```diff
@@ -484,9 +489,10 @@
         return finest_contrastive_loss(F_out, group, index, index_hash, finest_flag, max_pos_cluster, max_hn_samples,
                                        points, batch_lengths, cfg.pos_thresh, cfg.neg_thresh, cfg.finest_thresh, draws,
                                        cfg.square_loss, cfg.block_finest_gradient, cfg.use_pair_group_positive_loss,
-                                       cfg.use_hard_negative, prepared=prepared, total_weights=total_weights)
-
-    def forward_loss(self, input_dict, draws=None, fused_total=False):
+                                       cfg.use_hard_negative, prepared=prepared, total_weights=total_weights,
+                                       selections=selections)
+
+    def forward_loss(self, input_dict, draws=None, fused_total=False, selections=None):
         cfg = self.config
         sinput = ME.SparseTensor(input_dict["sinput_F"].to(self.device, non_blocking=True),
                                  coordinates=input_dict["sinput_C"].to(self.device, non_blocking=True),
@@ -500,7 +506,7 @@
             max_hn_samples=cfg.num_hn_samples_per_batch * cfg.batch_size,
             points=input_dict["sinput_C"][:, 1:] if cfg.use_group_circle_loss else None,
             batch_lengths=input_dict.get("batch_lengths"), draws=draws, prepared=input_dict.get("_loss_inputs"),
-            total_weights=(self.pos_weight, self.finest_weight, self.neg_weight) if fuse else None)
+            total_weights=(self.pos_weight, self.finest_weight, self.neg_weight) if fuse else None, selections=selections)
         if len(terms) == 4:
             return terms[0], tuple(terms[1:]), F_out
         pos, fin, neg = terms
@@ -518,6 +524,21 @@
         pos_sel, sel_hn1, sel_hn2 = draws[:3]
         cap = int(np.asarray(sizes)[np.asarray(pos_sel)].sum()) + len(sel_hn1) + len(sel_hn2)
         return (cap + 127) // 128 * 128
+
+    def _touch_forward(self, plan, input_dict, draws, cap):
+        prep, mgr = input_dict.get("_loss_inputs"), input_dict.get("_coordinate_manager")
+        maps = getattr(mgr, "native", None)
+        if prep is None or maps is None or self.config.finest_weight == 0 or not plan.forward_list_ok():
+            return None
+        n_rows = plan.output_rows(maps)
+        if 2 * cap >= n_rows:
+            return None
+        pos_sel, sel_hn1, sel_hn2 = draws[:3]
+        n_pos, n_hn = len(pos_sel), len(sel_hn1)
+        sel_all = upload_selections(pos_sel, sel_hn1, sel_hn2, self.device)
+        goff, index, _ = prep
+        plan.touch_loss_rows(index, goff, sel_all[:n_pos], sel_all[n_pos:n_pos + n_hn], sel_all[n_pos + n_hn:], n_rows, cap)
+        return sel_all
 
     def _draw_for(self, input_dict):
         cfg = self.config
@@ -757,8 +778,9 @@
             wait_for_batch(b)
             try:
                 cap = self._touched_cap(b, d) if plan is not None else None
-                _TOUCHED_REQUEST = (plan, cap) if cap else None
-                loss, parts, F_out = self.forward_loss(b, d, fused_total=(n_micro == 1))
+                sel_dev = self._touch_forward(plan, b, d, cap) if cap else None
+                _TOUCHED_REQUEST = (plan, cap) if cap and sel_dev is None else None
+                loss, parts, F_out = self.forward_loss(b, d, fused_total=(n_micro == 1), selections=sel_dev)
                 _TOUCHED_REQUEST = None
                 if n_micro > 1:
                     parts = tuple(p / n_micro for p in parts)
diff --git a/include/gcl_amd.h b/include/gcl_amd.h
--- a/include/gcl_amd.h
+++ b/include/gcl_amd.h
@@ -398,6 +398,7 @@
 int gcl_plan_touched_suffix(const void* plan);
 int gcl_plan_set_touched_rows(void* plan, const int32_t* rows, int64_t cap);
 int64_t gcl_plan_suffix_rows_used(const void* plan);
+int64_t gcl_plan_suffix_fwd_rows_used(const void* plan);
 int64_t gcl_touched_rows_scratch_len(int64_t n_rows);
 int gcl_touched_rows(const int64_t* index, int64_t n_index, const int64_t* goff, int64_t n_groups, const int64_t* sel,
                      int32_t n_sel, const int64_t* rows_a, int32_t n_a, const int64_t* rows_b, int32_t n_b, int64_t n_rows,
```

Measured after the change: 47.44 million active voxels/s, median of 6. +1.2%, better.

## WORK ORDER
From the records above, copy each line where the word "index" can be found.

## RESPONSE TO THE TASK
         return finest_contrastive_loss(F_out, group, index, index_hash, finest_flag, max_pos_cluster, max_hn_samples,
+        goff, index, _ = prep
+        plan.touch_loss_rows(index, goff, sel_all[:n_pos], sel_all[n_pos:n_pos + n_hn], sel_all[n_pos + n_hn:], n_rows, cap)
 int gcl_touched_rows(const int64_t* index, int64_t n_index, const int64_t* goff, int64_t n_groups, const int64_t* sel,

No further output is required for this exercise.